(Required work) The answer must be every line below that holds the word "snap".

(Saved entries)
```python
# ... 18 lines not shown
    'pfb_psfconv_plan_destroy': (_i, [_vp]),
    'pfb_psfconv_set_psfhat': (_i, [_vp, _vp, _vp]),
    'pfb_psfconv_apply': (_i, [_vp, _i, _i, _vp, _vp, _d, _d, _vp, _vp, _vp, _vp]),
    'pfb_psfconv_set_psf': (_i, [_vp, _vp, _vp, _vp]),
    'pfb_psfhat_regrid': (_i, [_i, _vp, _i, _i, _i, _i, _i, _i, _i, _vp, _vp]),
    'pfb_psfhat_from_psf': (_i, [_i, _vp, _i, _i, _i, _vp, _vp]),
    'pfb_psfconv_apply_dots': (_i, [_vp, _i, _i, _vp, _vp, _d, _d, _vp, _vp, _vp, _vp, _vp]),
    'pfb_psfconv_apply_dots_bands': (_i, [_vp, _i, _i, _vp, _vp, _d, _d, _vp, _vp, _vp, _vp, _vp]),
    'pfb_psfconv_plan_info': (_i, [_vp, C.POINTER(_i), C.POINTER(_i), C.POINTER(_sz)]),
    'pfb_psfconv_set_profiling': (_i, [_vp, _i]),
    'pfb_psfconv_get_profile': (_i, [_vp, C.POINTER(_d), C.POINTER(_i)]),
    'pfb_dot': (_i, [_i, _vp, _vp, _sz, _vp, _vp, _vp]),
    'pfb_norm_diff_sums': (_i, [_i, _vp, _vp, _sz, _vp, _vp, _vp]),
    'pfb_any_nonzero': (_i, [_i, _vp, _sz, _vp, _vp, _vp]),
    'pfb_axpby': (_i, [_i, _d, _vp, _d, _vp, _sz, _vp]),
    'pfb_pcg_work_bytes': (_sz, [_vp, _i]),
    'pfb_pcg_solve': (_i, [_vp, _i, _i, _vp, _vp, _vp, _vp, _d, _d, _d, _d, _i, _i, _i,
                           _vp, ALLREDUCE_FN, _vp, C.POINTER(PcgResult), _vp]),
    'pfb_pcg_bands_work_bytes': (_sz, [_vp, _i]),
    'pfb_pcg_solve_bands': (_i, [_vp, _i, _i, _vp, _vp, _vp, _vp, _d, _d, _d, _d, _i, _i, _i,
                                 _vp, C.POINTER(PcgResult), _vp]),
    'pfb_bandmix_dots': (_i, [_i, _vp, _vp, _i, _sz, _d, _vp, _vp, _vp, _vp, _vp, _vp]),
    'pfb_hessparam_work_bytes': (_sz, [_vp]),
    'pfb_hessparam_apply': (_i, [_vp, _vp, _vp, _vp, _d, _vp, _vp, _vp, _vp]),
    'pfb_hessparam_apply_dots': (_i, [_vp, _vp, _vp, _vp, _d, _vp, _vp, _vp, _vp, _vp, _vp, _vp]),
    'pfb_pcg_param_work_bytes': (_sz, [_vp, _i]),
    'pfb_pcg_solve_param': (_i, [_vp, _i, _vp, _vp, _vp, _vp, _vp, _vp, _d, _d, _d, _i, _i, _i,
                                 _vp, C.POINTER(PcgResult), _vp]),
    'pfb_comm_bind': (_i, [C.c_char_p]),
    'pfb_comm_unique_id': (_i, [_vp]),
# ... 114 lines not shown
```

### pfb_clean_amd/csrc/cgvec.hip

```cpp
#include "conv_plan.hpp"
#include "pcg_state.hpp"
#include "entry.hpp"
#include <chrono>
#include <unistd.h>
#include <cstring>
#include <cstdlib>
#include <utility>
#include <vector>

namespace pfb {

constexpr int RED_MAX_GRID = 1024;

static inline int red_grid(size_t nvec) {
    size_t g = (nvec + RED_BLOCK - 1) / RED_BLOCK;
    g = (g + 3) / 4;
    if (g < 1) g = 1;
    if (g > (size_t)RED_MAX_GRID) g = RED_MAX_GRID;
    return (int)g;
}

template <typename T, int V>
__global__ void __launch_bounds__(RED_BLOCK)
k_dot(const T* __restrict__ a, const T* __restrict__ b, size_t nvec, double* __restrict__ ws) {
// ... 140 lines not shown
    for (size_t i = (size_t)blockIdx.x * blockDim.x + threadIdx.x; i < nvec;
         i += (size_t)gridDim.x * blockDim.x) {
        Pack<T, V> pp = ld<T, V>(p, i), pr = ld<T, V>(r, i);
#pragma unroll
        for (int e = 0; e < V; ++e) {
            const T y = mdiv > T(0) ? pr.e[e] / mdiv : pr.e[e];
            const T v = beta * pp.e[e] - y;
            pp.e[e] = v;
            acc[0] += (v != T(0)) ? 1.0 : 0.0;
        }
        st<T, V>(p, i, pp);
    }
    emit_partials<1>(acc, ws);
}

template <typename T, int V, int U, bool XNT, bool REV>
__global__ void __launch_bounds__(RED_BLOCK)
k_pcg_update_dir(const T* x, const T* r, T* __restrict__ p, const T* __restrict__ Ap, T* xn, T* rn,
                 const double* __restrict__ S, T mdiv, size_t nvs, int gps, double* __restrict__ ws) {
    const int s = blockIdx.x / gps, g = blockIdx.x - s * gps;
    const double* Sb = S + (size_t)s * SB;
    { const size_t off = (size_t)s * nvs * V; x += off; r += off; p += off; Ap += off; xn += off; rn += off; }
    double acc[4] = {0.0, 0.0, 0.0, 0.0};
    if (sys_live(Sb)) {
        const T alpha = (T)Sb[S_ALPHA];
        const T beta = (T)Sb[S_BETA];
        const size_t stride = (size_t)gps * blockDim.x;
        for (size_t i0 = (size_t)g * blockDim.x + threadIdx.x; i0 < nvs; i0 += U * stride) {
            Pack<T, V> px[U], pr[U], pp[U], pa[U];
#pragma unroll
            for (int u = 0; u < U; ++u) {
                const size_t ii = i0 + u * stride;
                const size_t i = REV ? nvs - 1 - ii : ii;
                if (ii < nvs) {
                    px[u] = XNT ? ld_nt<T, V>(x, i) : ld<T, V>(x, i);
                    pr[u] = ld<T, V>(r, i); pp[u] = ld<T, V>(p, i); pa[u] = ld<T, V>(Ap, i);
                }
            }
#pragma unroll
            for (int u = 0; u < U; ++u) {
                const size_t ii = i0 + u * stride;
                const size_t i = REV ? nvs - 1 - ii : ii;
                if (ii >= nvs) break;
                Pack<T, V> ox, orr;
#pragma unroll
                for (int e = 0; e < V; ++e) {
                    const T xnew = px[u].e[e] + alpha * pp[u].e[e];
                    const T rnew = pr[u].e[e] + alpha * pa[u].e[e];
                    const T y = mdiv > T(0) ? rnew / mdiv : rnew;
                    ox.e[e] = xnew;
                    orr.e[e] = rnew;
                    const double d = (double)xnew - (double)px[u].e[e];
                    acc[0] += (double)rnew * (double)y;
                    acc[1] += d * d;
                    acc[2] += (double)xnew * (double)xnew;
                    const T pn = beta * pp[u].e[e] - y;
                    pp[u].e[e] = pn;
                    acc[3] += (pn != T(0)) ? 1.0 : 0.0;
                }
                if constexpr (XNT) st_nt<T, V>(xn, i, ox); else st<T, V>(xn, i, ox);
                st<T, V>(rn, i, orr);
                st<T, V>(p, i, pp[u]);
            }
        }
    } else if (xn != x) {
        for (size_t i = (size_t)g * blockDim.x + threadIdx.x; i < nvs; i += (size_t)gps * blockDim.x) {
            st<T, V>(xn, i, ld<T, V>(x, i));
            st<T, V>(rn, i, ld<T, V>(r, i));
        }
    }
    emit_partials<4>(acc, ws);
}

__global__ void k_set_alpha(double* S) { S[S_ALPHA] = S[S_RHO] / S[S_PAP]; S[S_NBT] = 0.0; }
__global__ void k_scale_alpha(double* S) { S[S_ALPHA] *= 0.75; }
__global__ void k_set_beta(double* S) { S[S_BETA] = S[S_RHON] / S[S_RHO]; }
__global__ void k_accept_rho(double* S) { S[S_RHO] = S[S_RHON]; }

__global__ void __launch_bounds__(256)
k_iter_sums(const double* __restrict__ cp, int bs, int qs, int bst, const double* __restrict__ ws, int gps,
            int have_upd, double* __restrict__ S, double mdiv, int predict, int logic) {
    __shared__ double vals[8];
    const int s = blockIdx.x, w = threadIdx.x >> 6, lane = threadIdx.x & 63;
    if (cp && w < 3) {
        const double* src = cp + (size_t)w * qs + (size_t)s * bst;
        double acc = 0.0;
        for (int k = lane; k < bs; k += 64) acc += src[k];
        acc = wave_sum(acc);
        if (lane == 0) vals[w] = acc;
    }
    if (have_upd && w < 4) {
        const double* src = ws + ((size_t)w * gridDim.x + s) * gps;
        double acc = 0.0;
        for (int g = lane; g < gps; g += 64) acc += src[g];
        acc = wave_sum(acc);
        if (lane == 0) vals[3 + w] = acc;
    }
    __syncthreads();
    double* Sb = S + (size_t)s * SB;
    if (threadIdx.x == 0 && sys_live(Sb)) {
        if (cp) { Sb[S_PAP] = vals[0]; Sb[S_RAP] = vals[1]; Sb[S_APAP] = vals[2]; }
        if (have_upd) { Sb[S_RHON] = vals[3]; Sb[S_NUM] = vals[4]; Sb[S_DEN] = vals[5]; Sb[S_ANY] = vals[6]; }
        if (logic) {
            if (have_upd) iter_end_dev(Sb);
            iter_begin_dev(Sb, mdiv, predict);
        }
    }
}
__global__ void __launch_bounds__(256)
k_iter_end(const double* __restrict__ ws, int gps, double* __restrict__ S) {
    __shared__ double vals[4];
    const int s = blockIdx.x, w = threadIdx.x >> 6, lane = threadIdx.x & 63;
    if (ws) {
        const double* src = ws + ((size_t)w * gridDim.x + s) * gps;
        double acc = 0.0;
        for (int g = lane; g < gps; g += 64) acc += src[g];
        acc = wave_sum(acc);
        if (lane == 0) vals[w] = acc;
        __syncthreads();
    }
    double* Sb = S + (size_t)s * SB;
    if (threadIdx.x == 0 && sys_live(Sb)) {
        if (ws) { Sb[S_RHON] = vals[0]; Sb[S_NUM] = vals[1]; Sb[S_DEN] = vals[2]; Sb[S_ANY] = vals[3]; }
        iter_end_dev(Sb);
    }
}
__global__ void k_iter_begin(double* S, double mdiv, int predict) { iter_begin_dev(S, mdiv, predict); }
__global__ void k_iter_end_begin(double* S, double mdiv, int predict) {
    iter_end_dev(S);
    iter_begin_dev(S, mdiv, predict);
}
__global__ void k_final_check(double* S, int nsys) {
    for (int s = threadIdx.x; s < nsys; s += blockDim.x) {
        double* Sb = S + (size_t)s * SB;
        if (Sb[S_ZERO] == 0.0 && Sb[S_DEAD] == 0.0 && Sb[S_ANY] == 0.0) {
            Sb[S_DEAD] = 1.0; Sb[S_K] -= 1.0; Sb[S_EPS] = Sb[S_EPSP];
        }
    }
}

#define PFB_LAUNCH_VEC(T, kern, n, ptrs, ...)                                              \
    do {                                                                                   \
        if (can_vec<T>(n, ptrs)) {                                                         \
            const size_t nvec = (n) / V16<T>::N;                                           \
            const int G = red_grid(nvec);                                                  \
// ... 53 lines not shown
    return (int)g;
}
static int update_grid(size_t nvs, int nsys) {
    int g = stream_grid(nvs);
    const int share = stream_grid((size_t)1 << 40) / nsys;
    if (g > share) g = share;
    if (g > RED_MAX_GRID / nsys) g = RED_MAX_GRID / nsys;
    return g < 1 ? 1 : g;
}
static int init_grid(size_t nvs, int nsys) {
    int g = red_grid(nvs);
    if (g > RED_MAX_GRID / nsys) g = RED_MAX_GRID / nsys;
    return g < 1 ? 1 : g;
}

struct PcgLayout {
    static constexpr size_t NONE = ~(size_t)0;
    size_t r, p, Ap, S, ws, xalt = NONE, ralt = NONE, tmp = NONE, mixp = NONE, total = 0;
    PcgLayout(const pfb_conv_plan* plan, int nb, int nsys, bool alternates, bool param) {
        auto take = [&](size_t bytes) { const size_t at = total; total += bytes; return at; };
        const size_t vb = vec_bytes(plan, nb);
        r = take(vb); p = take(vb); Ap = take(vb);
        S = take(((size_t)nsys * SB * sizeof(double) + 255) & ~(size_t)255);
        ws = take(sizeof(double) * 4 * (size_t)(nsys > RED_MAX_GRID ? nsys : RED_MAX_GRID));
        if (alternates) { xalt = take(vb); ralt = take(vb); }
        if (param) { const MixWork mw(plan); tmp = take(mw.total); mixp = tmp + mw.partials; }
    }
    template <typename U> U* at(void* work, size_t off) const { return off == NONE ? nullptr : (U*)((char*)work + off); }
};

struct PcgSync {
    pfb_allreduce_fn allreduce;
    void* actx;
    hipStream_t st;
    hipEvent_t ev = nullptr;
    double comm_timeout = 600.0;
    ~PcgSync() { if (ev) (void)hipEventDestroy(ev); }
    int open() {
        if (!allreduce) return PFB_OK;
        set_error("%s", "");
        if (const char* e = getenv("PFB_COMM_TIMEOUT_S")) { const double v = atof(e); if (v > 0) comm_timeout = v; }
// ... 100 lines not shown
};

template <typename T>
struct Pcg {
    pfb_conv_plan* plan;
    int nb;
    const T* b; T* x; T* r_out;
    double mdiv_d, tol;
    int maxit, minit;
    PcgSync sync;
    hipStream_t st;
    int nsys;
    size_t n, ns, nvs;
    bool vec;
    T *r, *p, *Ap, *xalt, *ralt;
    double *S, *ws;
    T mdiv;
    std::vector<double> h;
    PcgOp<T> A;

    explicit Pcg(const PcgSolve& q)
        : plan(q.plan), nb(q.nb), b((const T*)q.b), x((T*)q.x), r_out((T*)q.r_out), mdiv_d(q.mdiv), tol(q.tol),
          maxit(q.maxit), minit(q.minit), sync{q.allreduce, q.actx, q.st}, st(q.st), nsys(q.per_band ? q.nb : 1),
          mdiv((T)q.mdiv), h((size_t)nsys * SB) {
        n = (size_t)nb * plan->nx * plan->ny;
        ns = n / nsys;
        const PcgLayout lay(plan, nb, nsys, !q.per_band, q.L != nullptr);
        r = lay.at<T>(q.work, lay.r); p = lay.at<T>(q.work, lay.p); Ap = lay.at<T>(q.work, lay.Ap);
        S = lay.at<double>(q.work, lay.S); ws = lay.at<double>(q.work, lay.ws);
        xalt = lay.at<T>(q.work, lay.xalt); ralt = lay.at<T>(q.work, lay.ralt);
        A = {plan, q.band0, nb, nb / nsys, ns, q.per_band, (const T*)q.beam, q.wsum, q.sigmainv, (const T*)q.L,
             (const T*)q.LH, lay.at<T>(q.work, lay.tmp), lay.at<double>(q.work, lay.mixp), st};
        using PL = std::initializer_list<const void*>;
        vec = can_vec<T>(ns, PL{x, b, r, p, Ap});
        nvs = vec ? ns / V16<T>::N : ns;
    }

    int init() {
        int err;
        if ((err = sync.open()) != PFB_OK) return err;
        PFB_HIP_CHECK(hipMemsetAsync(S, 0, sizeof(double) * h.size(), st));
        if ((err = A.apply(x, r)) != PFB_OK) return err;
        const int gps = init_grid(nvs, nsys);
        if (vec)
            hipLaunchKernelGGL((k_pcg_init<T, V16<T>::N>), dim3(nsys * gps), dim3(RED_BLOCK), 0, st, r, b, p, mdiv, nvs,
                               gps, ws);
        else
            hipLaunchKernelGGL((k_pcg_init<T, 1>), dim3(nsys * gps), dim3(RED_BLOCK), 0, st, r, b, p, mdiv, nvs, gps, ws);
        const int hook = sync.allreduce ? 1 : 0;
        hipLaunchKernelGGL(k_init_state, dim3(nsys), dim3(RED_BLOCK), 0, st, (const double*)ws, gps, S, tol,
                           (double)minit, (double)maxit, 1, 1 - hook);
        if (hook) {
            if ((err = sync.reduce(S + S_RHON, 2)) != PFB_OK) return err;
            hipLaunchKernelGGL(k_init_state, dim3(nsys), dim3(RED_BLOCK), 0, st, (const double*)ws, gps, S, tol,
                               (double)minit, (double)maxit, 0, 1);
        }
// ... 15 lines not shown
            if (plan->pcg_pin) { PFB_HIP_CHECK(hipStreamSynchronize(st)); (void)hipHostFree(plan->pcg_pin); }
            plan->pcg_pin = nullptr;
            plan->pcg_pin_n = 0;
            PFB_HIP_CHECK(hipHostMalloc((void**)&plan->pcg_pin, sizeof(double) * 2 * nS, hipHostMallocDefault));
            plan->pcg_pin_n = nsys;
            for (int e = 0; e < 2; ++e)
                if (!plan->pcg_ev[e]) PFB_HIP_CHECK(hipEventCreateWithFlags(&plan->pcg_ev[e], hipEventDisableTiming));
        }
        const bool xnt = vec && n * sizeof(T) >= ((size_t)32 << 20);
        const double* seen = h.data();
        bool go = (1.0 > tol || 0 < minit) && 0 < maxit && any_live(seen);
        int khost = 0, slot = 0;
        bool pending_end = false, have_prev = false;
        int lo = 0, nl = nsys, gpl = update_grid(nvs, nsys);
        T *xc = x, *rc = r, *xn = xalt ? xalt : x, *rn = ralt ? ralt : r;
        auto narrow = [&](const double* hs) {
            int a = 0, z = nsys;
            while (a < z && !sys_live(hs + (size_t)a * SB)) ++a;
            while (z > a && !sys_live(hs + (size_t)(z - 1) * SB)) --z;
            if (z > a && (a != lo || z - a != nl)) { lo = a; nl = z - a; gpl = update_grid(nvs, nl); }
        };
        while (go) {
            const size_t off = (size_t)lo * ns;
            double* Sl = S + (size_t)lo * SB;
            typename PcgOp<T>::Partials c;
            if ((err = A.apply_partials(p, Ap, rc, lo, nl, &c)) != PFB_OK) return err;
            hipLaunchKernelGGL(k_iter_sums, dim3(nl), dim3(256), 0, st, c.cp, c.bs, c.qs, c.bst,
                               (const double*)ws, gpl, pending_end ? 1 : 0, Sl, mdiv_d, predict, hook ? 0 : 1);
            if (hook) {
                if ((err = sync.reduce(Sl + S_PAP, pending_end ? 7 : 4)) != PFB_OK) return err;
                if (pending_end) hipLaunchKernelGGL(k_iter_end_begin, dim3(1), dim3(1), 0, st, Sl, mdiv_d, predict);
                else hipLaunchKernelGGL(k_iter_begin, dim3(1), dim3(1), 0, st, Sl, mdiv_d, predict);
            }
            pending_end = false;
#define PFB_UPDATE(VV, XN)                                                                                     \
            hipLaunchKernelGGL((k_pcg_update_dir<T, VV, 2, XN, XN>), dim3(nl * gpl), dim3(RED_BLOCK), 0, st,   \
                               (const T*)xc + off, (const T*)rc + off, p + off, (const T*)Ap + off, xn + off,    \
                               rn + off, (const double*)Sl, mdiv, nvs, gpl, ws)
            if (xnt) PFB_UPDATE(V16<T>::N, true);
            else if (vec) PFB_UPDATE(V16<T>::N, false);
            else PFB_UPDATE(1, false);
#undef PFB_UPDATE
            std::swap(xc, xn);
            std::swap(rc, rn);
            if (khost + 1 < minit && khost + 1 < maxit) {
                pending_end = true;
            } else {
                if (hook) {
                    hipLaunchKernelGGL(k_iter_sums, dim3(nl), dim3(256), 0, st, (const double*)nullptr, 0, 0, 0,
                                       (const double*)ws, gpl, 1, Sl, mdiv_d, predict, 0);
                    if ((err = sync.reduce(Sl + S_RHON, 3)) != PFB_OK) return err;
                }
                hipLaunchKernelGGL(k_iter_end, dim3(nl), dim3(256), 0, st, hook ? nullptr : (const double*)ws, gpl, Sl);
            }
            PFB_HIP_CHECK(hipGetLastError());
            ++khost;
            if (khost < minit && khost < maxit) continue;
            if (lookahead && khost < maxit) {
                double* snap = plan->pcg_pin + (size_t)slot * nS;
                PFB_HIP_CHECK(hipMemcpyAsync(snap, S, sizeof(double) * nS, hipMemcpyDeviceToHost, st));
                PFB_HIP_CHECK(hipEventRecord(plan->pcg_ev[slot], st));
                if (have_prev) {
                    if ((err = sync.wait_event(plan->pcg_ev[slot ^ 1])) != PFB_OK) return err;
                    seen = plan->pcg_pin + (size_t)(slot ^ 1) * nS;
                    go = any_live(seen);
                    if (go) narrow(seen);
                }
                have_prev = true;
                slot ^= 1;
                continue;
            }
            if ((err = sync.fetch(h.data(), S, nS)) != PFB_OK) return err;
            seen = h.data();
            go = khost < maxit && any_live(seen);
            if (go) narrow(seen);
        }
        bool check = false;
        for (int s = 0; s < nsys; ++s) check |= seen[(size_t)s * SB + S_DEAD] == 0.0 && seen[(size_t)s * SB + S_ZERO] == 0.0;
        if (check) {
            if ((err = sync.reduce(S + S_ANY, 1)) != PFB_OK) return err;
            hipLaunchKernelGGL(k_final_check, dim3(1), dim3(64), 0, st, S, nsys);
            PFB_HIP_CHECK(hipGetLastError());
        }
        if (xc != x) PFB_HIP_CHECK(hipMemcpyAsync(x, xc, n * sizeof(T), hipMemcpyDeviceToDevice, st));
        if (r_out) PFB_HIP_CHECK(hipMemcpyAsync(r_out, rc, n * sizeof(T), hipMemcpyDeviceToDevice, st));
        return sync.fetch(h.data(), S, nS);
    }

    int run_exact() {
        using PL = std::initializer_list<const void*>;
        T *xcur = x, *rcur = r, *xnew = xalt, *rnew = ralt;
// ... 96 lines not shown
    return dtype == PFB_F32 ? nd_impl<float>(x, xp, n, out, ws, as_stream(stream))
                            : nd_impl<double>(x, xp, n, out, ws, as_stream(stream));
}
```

(Answer to this exercise)
                double* snap = plan->pcg_pin + (size_t)slot * nS;
                PFB_HIP_CHECK(hipMemcpyAsync(snap, S, sizeof(double) * nS, hipMemcpyDeviceToHost, st));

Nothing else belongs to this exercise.